[To do] Every line that holds the word "stream" needs to be copied from the data below.

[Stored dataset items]
== Segment start ==

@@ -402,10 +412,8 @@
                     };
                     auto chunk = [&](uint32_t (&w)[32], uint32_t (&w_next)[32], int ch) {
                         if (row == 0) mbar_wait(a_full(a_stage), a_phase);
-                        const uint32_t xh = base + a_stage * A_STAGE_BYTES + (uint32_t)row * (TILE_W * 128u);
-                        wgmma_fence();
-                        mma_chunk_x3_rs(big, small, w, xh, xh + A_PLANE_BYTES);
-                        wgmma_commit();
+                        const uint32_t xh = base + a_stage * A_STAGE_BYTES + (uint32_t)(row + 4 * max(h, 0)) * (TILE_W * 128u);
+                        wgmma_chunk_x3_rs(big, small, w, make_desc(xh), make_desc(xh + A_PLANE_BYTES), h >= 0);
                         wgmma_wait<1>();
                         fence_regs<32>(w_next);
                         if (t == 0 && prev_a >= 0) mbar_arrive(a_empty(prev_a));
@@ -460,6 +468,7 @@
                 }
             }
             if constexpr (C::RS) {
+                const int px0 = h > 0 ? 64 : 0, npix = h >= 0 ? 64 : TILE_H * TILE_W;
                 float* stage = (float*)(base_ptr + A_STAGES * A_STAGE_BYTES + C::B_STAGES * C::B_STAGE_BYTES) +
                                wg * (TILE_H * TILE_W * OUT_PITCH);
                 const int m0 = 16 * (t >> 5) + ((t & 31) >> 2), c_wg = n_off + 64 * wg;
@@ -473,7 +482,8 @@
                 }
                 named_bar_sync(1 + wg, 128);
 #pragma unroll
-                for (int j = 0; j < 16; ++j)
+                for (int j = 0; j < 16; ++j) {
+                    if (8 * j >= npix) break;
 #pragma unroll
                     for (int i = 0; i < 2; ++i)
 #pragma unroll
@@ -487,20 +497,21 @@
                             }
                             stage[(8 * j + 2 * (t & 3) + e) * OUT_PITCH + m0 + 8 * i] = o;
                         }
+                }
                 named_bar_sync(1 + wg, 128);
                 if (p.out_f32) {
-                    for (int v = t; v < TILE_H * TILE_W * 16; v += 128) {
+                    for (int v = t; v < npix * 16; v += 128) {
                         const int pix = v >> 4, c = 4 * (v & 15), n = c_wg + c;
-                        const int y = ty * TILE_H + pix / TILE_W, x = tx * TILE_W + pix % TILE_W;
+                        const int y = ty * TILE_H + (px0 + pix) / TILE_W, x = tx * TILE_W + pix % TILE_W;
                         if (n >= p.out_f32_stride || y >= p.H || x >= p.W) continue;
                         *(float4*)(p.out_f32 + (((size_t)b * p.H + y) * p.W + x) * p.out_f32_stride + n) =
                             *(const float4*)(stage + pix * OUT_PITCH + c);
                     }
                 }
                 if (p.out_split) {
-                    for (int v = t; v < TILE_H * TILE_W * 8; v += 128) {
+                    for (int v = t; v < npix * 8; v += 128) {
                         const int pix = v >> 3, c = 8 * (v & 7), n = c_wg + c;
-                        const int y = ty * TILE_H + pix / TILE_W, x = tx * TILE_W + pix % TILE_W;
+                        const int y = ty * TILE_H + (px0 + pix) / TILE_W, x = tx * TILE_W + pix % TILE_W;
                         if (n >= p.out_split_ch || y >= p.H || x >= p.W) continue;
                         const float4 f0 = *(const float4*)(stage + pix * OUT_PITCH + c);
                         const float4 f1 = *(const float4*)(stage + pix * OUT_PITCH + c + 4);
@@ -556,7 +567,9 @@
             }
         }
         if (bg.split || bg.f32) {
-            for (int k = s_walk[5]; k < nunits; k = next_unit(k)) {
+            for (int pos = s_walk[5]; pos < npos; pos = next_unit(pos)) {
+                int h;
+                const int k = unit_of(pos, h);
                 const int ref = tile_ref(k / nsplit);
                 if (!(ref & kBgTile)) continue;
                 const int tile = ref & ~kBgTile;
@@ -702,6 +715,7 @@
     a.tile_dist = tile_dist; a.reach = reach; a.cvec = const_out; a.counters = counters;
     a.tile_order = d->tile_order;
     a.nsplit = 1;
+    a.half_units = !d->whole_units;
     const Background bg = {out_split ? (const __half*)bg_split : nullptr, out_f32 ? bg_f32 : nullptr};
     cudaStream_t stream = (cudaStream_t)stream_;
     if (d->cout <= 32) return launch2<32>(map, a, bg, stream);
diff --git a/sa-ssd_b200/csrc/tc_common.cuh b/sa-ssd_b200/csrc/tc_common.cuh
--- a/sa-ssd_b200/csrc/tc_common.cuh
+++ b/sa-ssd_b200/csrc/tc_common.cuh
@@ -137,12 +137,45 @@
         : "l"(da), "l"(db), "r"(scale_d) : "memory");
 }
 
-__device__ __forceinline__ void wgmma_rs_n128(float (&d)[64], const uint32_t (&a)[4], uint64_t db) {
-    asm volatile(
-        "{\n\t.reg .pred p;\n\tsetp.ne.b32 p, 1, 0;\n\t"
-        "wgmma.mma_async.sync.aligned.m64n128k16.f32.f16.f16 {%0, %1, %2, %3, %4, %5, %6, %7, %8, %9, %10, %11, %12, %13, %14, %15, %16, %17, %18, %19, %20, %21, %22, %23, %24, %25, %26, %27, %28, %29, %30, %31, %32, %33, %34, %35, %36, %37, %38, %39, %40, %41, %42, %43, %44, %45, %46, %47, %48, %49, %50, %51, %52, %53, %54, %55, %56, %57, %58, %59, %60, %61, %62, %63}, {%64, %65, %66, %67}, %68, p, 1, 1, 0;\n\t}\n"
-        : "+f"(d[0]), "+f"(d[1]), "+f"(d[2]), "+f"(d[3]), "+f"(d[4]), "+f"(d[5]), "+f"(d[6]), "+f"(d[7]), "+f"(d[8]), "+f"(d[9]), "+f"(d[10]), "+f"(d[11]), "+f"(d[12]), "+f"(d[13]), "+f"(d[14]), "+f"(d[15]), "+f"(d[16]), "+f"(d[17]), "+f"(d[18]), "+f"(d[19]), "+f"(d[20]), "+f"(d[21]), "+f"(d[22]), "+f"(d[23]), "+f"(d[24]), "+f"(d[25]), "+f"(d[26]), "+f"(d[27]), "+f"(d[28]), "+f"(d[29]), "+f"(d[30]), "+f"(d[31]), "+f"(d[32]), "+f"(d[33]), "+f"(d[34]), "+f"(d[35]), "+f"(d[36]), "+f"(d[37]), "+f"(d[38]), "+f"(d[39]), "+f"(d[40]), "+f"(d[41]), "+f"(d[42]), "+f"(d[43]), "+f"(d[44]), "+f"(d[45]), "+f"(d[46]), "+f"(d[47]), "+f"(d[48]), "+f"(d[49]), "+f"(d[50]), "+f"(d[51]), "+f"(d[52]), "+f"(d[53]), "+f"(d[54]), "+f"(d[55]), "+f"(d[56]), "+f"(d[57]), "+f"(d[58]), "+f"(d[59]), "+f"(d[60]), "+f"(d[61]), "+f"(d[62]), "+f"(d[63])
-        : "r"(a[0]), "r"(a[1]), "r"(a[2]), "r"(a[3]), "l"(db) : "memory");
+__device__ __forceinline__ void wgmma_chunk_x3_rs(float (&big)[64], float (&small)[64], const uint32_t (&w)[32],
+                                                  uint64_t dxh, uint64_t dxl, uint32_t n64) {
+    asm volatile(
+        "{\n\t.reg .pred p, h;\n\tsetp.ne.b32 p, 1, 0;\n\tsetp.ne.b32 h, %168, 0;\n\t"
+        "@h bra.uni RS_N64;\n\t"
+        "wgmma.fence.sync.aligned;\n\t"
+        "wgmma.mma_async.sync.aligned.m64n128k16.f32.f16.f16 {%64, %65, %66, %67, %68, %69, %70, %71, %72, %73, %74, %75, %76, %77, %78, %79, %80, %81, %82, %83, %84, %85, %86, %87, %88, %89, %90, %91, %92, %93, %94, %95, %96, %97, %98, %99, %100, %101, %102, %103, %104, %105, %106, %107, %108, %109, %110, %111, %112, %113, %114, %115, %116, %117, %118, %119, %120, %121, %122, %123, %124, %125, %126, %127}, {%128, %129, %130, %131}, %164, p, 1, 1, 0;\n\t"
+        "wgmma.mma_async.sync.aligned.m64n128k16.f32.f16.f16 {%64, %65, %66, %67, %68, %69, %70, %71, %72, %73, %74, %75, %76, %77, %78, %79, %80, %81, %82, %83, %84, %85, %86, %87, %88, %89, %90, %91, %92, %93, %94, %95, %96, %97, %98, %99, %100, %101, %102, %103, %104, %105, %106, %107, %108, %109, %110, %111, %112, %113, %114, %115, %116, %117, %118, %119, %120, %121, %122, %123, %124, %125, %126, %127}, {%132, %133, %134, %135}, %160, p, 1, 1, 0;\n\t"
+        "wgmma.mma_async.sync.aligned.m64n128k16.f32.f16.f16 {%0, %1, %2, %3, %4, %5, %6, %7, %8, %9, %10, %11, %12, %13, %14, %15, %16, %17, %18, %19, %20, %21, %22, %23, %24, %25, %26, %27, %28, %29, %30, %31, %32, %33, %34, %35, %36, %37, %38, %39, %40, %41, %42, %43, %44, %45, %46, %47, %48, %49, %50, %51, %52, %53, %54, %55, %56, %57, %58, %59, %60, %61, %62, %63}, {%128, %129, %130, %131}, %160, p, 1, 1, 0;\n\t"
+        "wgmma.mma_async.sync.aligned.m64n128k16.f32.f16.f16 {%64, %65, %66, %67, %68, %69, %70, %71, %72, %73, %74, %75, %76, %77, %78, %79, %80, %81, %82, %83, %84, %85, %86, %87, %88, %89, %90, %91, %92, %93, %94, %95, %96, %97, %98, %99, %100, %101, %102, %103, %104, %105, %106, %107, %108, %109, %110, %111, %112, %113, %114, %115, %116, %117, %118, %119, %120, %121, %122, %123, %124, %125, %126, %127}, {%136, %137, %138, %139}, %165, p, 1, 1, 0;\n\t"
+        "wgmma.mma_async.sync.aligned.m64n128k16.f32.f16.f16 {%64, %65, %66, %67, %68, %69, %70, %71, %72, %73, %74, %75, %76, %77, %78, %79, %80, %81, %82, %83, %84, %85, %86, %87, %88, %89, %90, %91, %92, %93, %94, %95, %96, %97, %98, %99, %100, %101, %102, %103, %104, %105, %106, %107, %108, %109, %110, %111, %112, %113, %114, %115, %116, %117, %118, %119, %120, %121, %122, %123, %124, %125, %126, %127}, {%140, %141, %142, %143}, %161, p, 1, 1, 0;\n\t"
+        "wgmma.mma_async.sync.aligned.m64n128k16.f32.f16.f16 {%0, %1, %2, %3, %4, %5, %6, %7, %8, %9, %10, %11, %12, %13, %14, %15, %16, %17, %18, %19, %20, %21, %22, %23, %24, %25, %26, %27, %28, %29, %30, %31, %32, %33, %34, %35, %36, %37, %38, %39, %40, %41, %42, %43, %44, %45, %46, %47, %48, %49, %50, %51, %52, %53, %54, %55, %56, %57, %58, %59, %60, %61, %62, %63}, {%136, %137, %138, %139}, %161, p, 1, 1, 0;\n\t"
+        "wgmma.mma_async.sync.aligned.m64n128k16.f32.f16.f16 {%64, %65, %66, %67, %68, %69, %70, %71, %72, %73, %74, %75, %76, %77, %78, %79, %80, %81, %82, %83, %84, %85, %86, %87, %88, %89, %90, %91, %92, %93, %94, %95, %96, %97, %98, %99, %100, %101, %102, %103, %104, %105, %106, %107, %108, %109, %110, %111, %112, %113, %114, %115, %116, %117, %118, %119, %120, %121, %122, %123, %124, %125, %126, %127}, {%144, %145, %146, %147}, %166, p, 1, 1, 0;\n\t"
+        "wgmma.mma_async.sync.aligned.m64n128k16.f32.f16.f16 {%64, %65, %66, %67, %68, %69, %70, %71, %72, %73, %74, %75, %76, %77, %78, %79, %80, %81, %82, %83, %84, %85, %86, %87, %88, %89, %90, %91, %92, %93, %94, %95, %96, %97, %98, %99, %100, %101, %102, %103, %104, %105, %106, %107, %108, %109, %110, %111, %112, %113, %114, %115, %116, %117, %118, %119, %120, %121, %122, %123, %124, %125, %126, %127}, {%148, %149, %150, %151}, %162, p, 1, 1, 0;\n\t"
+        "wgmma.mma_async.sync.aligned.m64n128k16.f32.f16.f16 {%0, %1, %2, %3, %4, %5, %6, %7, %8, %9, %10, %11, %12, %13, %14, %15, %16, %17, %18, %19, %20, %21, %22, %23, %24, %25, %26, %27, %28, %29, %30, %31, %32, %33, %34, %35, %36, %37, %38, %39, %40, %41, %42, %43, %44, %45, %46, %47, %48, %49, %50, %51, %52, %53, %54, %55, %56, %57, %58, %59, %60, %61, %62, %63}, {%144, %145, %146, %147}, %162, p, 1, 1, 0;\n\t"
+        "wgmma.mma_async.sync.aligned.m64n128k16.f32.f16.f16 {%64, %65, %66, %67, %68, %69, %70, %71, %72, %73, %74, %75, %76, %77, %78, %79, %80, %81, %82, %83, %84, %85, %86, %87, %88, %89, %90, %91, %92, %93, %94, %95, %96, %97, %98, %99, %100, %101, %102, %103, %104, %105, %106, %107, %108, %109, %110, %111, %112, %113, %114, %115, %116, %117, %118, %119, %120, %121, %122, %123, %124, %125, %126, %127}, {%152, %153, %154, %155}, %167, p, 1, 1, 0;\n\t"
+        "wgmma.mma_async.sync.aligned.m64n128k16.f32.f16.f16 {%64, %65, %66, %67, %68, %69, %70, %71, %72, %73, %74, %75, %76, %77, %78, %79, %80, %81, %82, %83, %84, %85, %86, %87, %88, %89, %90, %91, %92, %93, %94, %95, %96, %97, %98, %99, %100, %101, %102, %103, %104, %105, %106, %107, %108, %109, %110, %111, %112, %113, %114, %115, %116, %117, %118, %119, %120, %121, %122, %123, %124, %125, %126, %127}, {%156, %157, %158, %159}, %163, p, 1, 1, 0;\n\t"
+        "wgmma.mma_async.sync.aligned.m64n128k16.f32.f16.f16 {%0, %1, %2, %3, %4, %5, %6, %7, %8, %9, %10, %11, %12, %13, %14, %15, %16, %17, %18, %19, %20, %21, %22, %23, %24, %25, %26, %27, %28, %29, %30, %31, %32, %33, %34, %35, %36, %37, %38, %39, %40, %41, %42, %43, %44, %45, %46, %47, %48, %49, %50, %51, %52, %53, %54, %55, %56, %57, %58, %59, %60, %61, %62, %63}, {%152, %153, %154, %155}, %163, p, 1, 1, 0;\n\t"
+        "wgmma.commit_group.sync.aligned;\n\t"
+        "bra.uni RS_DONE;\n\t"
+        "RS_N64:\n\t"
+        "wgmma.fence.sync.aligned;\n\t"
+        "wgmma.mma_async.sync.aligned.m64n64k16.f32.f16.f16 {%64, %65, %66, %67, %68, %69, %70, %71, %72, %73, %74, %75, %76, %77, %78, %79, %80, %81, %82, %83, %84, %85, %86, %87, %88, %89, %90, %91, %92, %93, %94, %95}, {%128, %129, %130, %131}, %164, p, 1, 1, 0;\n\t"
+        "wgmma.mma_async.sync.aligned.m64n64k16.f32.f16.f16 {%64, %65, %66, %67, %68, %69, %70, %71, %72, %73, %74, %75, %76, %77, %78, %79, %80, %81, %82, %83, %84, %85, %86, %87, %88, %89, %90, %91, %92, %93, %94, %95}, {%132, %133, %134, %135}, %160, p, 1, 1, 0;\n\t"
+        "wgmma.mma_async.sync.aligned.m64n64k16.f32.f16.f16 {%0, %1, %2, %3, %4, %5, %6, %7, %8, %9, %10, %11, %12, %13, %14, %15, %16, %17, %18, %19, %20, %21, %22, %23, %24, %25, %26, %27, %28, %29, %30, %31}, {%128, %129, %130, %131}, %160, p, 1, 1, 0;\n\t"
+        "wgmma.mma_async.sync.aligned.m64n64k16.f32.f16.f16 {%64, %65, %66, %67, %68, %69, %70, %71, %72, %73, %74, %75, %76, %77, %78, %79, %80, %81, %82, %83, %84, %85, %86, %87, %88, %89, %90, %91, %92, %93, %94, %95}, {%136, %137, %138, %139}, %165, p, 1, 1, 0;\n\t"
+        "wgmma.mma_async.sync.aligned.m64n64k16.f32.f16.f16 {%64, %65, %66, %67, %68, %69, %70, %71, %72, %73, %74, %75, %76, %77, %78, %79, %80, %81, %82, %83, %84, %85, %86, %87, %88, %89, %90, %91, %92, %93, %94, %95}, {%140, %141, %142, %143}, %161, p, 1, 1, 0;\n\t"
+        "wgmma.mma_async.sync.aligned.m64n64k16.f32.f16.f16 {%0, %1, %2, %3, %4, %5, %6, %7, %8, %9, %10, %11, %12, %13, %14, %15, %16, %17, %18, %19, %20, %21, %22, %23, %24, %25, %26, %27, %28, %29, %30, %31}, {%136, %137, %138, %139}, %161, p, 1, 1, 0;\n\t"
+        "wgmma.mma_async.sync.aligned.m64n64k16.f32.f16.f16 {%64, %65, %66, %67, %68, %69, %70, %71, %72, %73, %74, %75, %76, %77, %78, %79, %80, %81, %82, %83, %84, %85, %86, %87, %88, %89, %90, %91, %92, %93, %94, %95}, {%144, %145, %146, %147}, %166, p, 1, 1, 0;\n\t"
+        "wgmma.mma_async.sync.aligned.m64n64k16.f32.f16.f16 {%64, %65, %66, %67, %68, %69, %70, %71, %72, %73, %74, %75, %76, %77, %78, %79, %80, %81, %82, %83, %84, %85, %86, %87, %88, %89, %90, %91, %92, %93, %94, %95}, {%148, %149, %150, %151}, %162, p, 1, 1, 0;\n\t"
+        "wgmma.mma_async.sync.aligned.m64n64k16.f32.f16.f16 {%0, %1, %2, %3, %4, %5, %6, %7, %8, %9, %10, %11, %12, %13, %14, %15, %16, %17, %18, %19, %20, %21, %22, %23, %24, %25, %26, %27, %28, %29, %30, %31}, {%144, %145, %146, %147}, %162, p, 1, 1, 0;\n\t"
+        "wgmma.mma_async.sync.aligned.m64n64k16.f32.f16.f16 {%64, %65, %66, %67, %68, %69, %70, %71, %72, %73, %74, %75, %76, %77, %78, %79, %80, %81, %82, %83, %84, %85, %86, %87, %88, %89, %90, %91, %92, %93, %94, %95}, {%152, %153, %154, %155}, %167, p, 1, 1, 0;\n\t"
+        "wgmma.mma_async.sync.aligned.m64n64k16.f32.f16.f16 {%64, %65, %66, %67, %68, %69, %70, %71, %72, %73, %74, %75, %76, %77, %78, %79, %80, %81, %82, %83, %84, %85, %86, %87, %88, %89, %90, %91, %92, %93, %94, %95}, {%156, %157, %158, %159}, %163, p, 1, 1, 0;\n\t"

== Segment end ==

[Task answer]
     cudaStream_t stream = (cudaStream_t)stream_;
     if (d->cout <= 32) return launch2<32>(map, a, bg, stream);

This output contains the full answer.